Comunicazione della Commissione al Consiglio e al Parlamento europeo - Aggiornamento semestrale del quadro di controllo per l'esame dei progressi compiuti nella creazione di uno spazio di «libertà, sicurezza e giustizia» nell'Unione europea (II semestre 2000) /* COM/2000/0782 def. */


COMUNICAZIONE DELLA COMMISSIONE AL CONSIGLIO E AL PARLAMENTO EUROPEO - AGGIORNAMENTO SEMESTRALE DEL QUADRO DI CONTROLLO PER L'ESAME DEI PROGRESSI COMPIUTI NELLA CREAZIONE DI UNO SPAZIO DI "LIBERTÀ, SICUREZZA E GIUSTIZIA" NELL'UNIONE EUROPEA (II SEMESTRE 2000)

INDICE

1. Introduzione

2. Politica comune dell'ue in materia di asilo e migrazione

2.1. Partenariato con i paesi d'origine

2.2. Il regime europeo comune in materia di asilo

2.3. Equo trattamento dei cittadini dei paesi terzi

2.4. Gestione dei flussi migratori

3. Un autentico spazio di giustizia europeo

3.1. Migliore accesso alla giustizia in Europa

3.2. Reciproco riconoscimento delle decisioni giudiziarie

3.3. Maggiore convergenza nel settore del diritto civile

4. Lotta a livello dell'unione contro la criminalità

4.1. Prevenzione della criminalità a livello dell'Unione

4.2. Potenziamento della cooperazione contro la criminalità

4.3. Lotta contro determinate forme di criminalità

4.4. Azione specifica antiriciclaggio

5. Questioni connesse alle frontiere interne ed esterne e alla politica dei visti, attuazione dell'art. 62 TCE e conversione dell'Acquis di Schengen

6. Cittadinanza dell'Unione

7. Cooperazione nella lotta contro la droga

8. Azione esterna di maggiore incisività

1. Introduzione

Il Consiglio europeo riunitosi a Tampere il 15 e 16 ottobre 1999 ha invitato la Commissione a presentare una proposta per un "adeguato quadro di controllo" che "esamini puntualmente i progressi compiuti per attuare le misure necessarie e rispettare le scadenze" fissate dal trattato di Amsterdam, dal piano d'azione di Vienna e dalle conclusioni di Tampere per la creazione di uno "spazio di libertà, sicurezza e giustizia". Nel marzo 2000, in risposta a tale invito, la Commissione ha presentato una comunicazione (COM(2000) 167 del 24 marzo 2000) al Consiglio e al Parlamento europeo intitolata "Quadro di controllo per l'esame dei progressi compiuti nella creazione di uno spazio di «libertà, sicurezza e giustizia» nell'Unione europea". Il 29 maggio 2000 è stata resa disponibile una versione consolidata che ha introdotto una serie di precisazioni redatte sulla base dei commenti degli Stati membri formulati nella sessione del Consiglio del 27 marzo 2000 e successivamente.
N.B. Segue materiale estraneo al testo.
@@ -820,7 +837,8 @@
                      p->d_params + F, nullptr, p->d_derr + F * p->mbw * 4, p->d_out1 + F * p->nmb,
                      write_recon ? p->d_ry + F * p->ysz : nullptr, write_recon ? p->d_ru + F * p->csz : nullptr,
                      write_recon ? p->d_rv + F * p->csz : nullptr, p->ysz, p->csz, p->mbw, p->mbh, na, nullptr,
-                     L.d_rows));
+                     L.d_rows, nullptr, nullptr, p->d_fl_luma ? p->d_fl_luma + F * p->nmb : nullptr,
+                     p->d_fl_luma ? p->d_fl_chroma + F * p->nmb * 2 : nullptr));
     if (timed) HIPOK(hipEventRecord(L.ev[EV_P1_END], s));
     return ZW_OK;
 }
@@ -938,7 +956,8 @@
                      p->d_params + F, p->d_lcost + F, p->d_derr + F * p->mbw * 4, p->d_out2 + F * p->nmb,
                      p->d_ry + F * p->ysz, p->d_ru + F * p->csz, p->d_rv + F * p->csz, p->ysz, p->csz, p->mbw, p->mbh,
                      na, p->d_dbg ? p->d_dbg + F * p->nmb * 16 * 34 : nullptr, L.d_rows,
-                     pass2_sizes(p) ? p->d_sizes + F * p->nmb : nullptr));
+                     pass2_sizes(p) ? p->d_sizes + F * p->nmb : nullptr,
+                     pass2_sizes(p) ? p->d_eobs + F * p->nmb * 25 : nullptr));
     if (timed) HIPOK(hipEventRecord(L.ev[EV_P2_END], s));
     return ZW_OK;
 }
@@ -1174,7 +1193,8 @@
                 const size_t F = (size_t)first(k);
                 HIPOK(zwk_stats(L.stream, p->d_out1 + F * p->nmb, p->mbw, p->mbh,
                                 (uint8_t*)p->d_stats_tmp + zw_stats_scratch_bytes(p->nmb, (int)F), p->d_stats + F,
-                                count(k)));
+                                count(k), p->d_fl_luma ? p->d_fl_luma + F * p->nmb : nullptr,
+                                p->d_fl_luma ? p->d_fl_chroma + F * p->nmb * 2 : nullptr));
             }
             if (!r) HIPOK(hipEventRecord(L.pass_done(k, 1), L.stream));
         }
@@ -1564,6 +1584,60 @@
         if (levels) memcpy(levels + (size_t)i * 400, tmp[i].levels, 800);
     }
     return ZW_OK;
+}
+
+extern "C" int zw_pipe_read_stats_flags(zw_pipe* p, int frame, int from_records, uint32_t* flags)
+{
+    if (!p || frame < 0 || frame >= p->n || !flags) return ZW_EINVAL;
+    if (!from_records && !p->d_fl_luma) return ZW_EUNSUPPORTED;
+    HIPOK(hipSetDevice(p->ctx->device));
+    const size_t F = (size_t)frame;
+    uint32_t* d = nullptr;
+    if (hipMalloc(&d, (size_t)p->nmb * 4) != hipSuccess) return ZW_ENOMEM;
+    hipError_t e = zwk_stats_flags(nullptr, p->d_out1 + F * p->nmb, p->nmb, 1,
+                                   from_records ? nullptr : p->d_fl_luma + F * p->nmb,
+                                   from_records ? nullptr : p->d_fl_chroma + F * p->nmb * 2, d);
+    if (e == hipSuccess) e = hipMemcpy(flags, d, (size_t)p->nmb * 4, hipMemcpyDeviceToHost);
+    (void)hipFree(d);
+    return e == hipSuccess ? ZW_OK : ZW_EDEVICE;
+}
+
+extern "C" int zw_pipe_debug_pack(zw_pipe* p, int frame, int mode, uint8_t* eobs, uint8_t* stream, size_t cap,
+                                  size_t* bytes)
+{
+    if (!p || frame < 0 || frame >= p->n || mode < 0 || mode > 2 || !eobs || !stream || !bytes) return ZW_EINVAL;
+    HIPOK(hipSetDevice(p->ctx->device));
+    const size_t F = (size_t)frame, nmb = (size_t)p->nmb;
+    const ZwMbOut* recs = p->d_out2 + F * nmb;
+    uint8_t *d_eobs = nullptr, *d_out = nullptr;
+    uint32_t* d_sizes = nullptr;
+    unsigned long long* d_ctr = nullptr;
+    unsigned long long info[2] = {0, 0};
+    hipError_t e = hipMalloc(&d_eobs, nmb * 25);
+    if (e == hipSuccess) e = hipMalloc(&d_out, p->pack_stride);
+    if (e == hipSuccess) e = hipMalloc(&d_sizes, nmb * 4);
+    if (e == hipSuccess) e = hipMalloc(&d_ctr, (ZW_PACK_CTR_WORDS + 2) * sizeof(unsigned long long));
+    if (e == hipSuccess) e = hipMemset(d_ctr, 0, (ZW_PACK_CTR_WORDS + 2) * sizeof(unsigned long long));
+    if (e == hipSuccess)
+        e = zwk_pack(nullptr, recs, p->nmb, 1, d_eobs, d_sizes, d_ctr, d_ctr + ZW_PACK_CTR_WORDS, d_out, 0,
+                     mode == 1 ? 1 : 0);
+    if (e == hipSuccess && mode == 0) {
+        e = hipMemcpy(d_eobs, p->d_eobs + F * nmb * 25, nmb * 25, hipMemcpyDeviceToDevice);
+        if (e == hipSuccess) e = hipMemset(d_out, 0, p->pack_stride);
+        if (e == hipSuccess)
+            e = zwk_pack_write(nullptr, recs, p->nmb, 1, d_eobs, d_sizes, d_ctr + ZW_PACK_CTR_WORDS, d_out, 0);
+    }
+    if (e == hipSuccess) e = hipMemcpy(info, d_ctr + ZW_PACK_CTR_WORDS, sizeof info, hipMemcpyDeviceToHost);
+    if (e == hipSuccess) e = hipMemcpy(eobs, d_eobs, nmb * 25, hipMemcpyDeviceToHost);
+    int r = e == hipSuccess ? ZW_OK : ZW_EDEVICE;
+    if (!r && (info[0] != 0 || info[1] > cap)) r = ZW_EINVAL;
+    if (!r && hipMemcpy(stream, d_out, info[1], hipMemcpyDeviceToHost) != hipSuccess) r = ZW_EDEVICE;
+    if (!r) *bytes = (size_t)info[1];
+    (void)hipFree(d_eobs);
+    (void)hipFree(d_out);
+    (void)hipFree(d_sizes);
+    (void)hipFree(d_ctr);
+    return r;
 }
 
 extern "C" int zw_pipe_read_probs(zw_pipe* p, int frame, uint8_t* probs, int* skip_prob)
diff --git a/image-webp_amd/csrc/zw_pack_kernels.hip b/image-webp_amd/csrc/zw_pack_kernels.hip
--- a/image-webp_amd/csrc/zw_pack_kernels.hip
+++ b/image-webp_amd/csrc/zw_pack_kernels.hip
@@ -1,4 +1,5 @@
 #include "zw_dev.h"
+#include <cstdlib>
 
 #ifndef PK_WAVES
 #define PK_WAVES 4
@@ -89,7 +90,7 @@
     }
 }
 
-extern "C" __global__ __launch_bounds__(64 * PK_WAVES) void k_pack_write(
+extern "C" __global__ __launch_bounds__(64 * PK_WAVES) void k_pack_write_dense(
     const ZwMbOut* __restrict__ mbs, int nmb, int nframes, const uint8_t* __restrict__ eobs,
     const uint32_t* __restrict__ offs, const unsigned long long* __restrict__ frame_info, uint8_t* __restrict__ out)
 {
@@ -142,16 +143,72 @@
     }
 }
 
+#define PK_HALF 2
+extern "C" __global__ __launch_bounds__(64 * PK_WAVES) void k_pack_write(
+    const ZwMbOut* __restrict__ mbs, int nmb, int nframes, const uint8_t* __restrict__ eobs,
+    const uint32_t* __restrict__ offs, const unsigned long long* __restrict__ frame_info, uint8_t* __restrict__ out)
+{
+    const size_t total = (size_t)nmb * nframes;
+    const size_t mb0 = ((size_t)blockIdx.x * PK_WAVES + (threadIdx.x >> 6)) * PK_HALF + ((threadIdx.x >> 5) & 1);
+    const bool in = mb0 < total;
+    const size_t mb = in ? mb0 : 0;
+    const int b = threadIdx.x & 31;
+    const ZwMbOut& M = mbs[mb];
+    const int eob = b < 25 ? (int)eobs[mb * 25 + b] : 0;
+    const uint32_t hw = *(const uint32_t*)&M;
+    const uint32_t bp = b < 8 ? *(const uint16_t*)&M.bpred[2 * b] : 0u;
+    uint8_t* o = out + frame_info[2 * (mb / nmb)] + offs[mb];
+    uint32_t w[8];
+    const uint32_t* W = (const uint32_t*)&M.levels[min(b, 24)][0];
+#pragma unroll
+    for (int q = 0; q < 8; q++) w[q] = 2 * q < eob ? W[q] : 0u;
+    const int luma = (int)(hw & 255u), chroma = (int)((hw >> 8) & 255u), skip = (int)((hw >> 16) & 255u),
+              seg = (int)(hw >> 24);
+    const int hdr = 1 + (luma == 4 ? 8 : 0);
+    int pre = eob;
+#pragma unroll
+    for (int d = 1; d < 32; d <<= 1) {
+        const int v = __shfl_up(pre, d, 32);
+        if (b >= d) pre += v;
+    }
+    pre -= eob;
+    if (!in) return;
+    if (b == 0) o[0] = (uint8_t)(luma | (skip << 3) | (seg << 4) | (chroma << 6));
+    if (luma == 4 && b < 8) o[1 + b] = (uint8_t)((bp & 15u) | (((bp >> 8) & 15u) << 4));
+    if (b < 25) o[hdr + b] = (uint8_t)eob;
+    int16_t* lv = (int16_t*)(o + hdr + 25) + pre;
+#pragma unroll
+    for (int q = 0; q < 8; q++) {
+        if (2 * q < eob) lv[2 * q] = (int16_t)(w[q] & 0xffffu);
+        if (2 * q + 1 < eob) lv[2 * q + 1] = (int16_t)(w[q] >> 16);
+    }
+}
+
+extern "C" hipError_t zwk_pack_write(hipStream_t s, const ZwMbOut* mbs, int nmb, int nframes, const uint8_t* eobs,
+                                     const uint32_t* offs, const unsigned long long* frame_info, uint8_t* out,
+                                     int writer)
+{
+    static const int dense = [] { const char* e = getenv("ZW_PACK_DENSE"); return e && *e ? atoi(e) : 0; }();
+    const size_t total = (size_t)nmb * nframes;
+    if (writer < 0 ? dense : writer) {
+        hipLaunchKernelGGL(k_pack_write_dense, dim3((unsigned)((total + PK_WAVES - 1) / PK_WAVES)), dim3(64 * PK_WAVES),
+                           0, s, mbs, nmb, nframes, eobs, offs, frame_info, out);
+    } else {
+        constexpr size_t per = PK_WAVES * PK_HALF;
+        hipLaunchKernelGGL(k_pack_write, dim3((unsigned)((total + per - 1) / per)), dim3(64 * PK_WAVES), 0, s, mbs, nmb,
+                           nframes, eobs, offs, frame_info, out);
+    }
+    return hipGetLastError();
+}
+
 extern "C" hipError_t zwk_pack(hipStream_t s, const ZwMbOut* mbs, int nmb, int nframes, uint8_t* eobs, uint32_t* sizes,
                                unsigned long long* counter, unsigned long long* frame_info, uint8_t* out,
-                               int sizes_ready)
+                               int sizes_ready, int writer)
 {
     const size_t total = (size_t)nmb * nframes;
     const unsigned grid = (unsigned)((total + PK_WAVES - 1) / PK_WAVES);
     if (!sizes_ready)
         hipLaunchKernelGGL(k_pack_size, dim3(grid), dim3(64 * PK_WAVES), 0, s, mbs, nmb, nframes, eobs, sizes);
     hipLaunchKernelGGL(k_pack_scan, dim3(nframes), dim3(1024), 0, s, sizes, nmb, counter, frame_info);
-    hipLaunchKernelGGL(k_pack_write, dim3(grid), dim3(64 * PK_WAVES), 0, s, mbs, nmb, nframes, eobs, sizes, frame_info,
-                       out);
-    return hipGetLastError();
-}
+    return zwk_pack_write(s, mbs, nmb, nframes, eobs, sizes, frame_info, out, writer);
+}
diff --git a/image-webp_amd/csrc/zw_stats_kernels.hip b/image-webp_amd/csrc/zw_stats_kernels.hip
--- a/image-webp_amd/csrc/zw_stats_kernels.hip
+++ b/image-webp_amd/csrc/zw_stats_kernels.hip
@@ -144,6 +144,12 @@
     s += 0x00010000u + (bit ? 1u : 0u);
 }
 
+__device__ __forceinline__ uint32_t zs_combine(uint32_t luma, uint32_t uv)
+{
+    const uint32_t m = (luma & 0x1ffffu) | ((uv & 0xfu) << 17) | (((uv >> 8) & 0xfu) << 21);
+    return (m ? m : ZS_SKIP) | (luma & ZS_I4);
+}
+
 extern "C" __global__ __launch_bounds__(256) void k_stats_flags(const ZwMbOut* __restrict__ mbs, int nmb,
                                                               uint32_t* __restrict__ fl)
 {
@@ -164,48 +170,99 @@
 }
 
 #define ZS_FL_MAX (ZS_STRIPE + 1024)
+#define ZS_HIST_LDS ((size_t)(ZS_COPIES * ZS_NCTR + ZS_FL_MAX + 1) * 4 + (size_t)ZS_STRIPE * 25 * 2)
+static_assert(ZS_STRIPE * 25 <= 4096, "a list entry keeps the item in 12 bits");
+static_assert(ZS_HWG % 64 == 0, "whole waves");
 extern "C" __global__ __launch_bounds__(ZS_HWG) void k_stats_hist(const ZwMbOut* __restrict__ mbs,
-                                                                const uint32_t* __restrict__ flags, int mbw, int mbh,
+                                                                uint32_t* flags, const uint32_t* __restrict__ fl_luma,
+                                                                const uint8_t* __restrict__ fl_chroma, int mbw, int mbh,
                                                                 uint2* __restrict__ part)
 {
     extern __shared__ __attribute__((aligned(16))) uint8_t smem[];
     uint32_t* cp = (uint32_t*)smem;
     uint32_t* sfl = cp + ZS_COPIES * ZS_NCTR;
+    int* nlist = (int*)(sfl + ZS_FL_MAX);
+    uint16_t* list = (uint16_t*)(nlist + 1);
     const int st = blockIdx.x, f = blockIdx.y, tid = threadIdx.x, nst = gridDim.x;
     const int nmb = mbw * mbh;
     const ZwMbOut* F = mbs + (size_t)f * nmb;
-    const uint32_t* fl = flags + (size_t)f * nmb;
+    uint32_t* fl = flags + (size_t)f * nmb;
+    const bool pf = fl_luma != nullptr;
+    const uint32_t* fll = fl_luma + (size_t)f * nmb;
+    const uint16_t* flc = (const uint16_t*)fl_chroma + (size_t)f * nmb;
+    auto gflag = [&](int m) -> uint32_t { return pf ? zs_combine(fll[m], flc[m]) : fl[m]; };
     const int mb0 = st * ZS_STRIPE, mb1 = min(nmb, mb0 + ZS_STRIPE);
     const int lo = max(0, mb0 - min(mbw, 1024));
     for (int i = tid; i < ZS_COPIES * ZS_NCTR; i += ZS_HWG) cp[i] = 0;
-    for (int m = lo + tid; m < mb1; m += ZS_HWG) sfl[m - lo] = fl[m];
+    if (tid == 0) *nlist = 0;
+    for (int m = lo + tid; m < mb1; m += ZS_HWG) {
+        const uint32_t v = gflag(m);
+        sfl[m - lo] = v;
+        if (pf && m >= mb0) fl[m] = v;
+    }
     __syncthreads();
-    auto flag = [&](int m) -> uint32_t { return m >= lo ? sfl[m - lo] : fl[m]; };
+    auto flag = [&](int m) -> uint32_t { return m >= lo ? sfl[m - lo] : gflag(m); };
     uint32_t* my = cp + (tid & (ZS_COPIES - 1)) * ZS_NCTR;
-    const int nit = (mb1 - mb0) * 25;
+    const int nit = (mb1 - mb0) * 25, lane = tid & 63;
+    uint32_t ne[12];
+#pragma unroll
+    for (int k = 0; k < 12; k++) ne[k] = 0;
+    for (int i0 = tid - lane; i0 < nit; i0 += ZS_HWG) {
+        const int it = i0 + lane;
+        int cls = -1, ctx = 0;
+        bool full = false;
+        if (it < nit) {
+            const int mb = mb0 + it / 25, b = it % 25;
+            const uint32_t fm = sfl[mb - lo];
+            const bool i4 = (fm & ZS_I4) != 0;
+            if (!(fm & ZS_SKIP) && !(b == 16 && i4)) {
+                ctx = zs_ctx_f(flag, mb, mb % mbw, mb / mbw, mbw, b);
+                full = ((fm >> b) & 1u) != 0;
+                if (!full) cls = (b < 16 ? (i4 ? 3 : 0) : (b == 16 ? 1 : 2)) * 3 + ctx;
+            }
+        }
+#pragma unroll
+        for (int k = 0; k < 12; k++) ne[k] += (uint32_t)__popcll(__ballot(cls == k));
+        const unsigned long long fb = __ballot(full);
+        if (fb) {
+            int base = 0;
+            if (lane == 0) base = atomicAdd(nlist, __popcll(fb));
+            base = __shfl(base, 0);
+            if (full) list[base + __popcll(fb & ((1ull << lane) - 1ull))] = (uint16_t)(it | (ctx << 12));
+        }
+    }
+    {
+        uint32_t mine = 0;
+#pragma unroll
+        for (int k = 0; k < 12; k++) mine = lane == k ? ne[k] : mine;
+        if (lane < 12 && mine) {
+            const int t = lane / 3;
+            atomicAdd(&my[((t * 8 + (t == 0 ? 1 : 0)) * 3 + lane % 3) * 11], mine << 16);
+        }
+    }
+    __syncthreads();
+    const int nl = *nlist;
     struct Lv {
         uint32_t w[8];
     };
-    auto lv_of = [&](int it) {
+    auto lv_of = [&](int i) {
         Lv r;
+        const int it = list[i] & 0xfff;
         const uint32_t* p = (const uint32_t*)F[mb0 + it / 25].levels[it % 25];
 #pragma unroll
         for (int k = 0; k < 8; k++) r.w[k] = p[k];
         return r;
     };
     Lv nx;
-    if (tid < nit) nx = lv_of(tid);
-    for (int it = tid; it < nit; it += ZS_HWG) {
+    if (tid < nl) nx = lv_of(tid);
+    for (int i = tid; i < nl; i += ZS_HWG) {
         const Lv cur = nx;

L'impegno assunto dalla Commissione di riesaminare il quadro di controllo durante ogni presidenza si concretizza nel presente documento che costituisce il primo aggiornamento semestrale del quadro di controllo e che si prefigge l'obiettivo di sottolineare i progressi compiuti durante la presidenza francese. La forma, le finalità e l'ambito del quadro di controllo non sono cambiati. Le principali modifiche riguardano la colonna "situazione attuale" che rappresenta l'obiettivo flessibile, fissato dalle conclusioni di Tampere per tutte le istituzioni e gli Stati membri, che consente di verificare i progressi compiuti nella realizzazione dell'obiettivo di rendere l'Unione europea uno spazio di libertà, sicurezza e giustizia.

I notevoli progressi compiuti dopo la presentazione della prima versione del quadro di controllo possono essere così sintetizzati:

La Commissione ha presentato o ha portato a termine proposte di atti normativi e/o comunicazioni in vari settori contemplati dal quadro di controllo:

- Due proposte e due comunicazioni in materia di asilo e immigrazione:

- proposta di direttiva sulla protezione temporanea;

- proposta di direttiva sulle norme minime in materia di asilo;

- comunicazione sulle procedure comuni in materia di asilo;

- comunicazione su una politica comunitaria in materia di immigrazione.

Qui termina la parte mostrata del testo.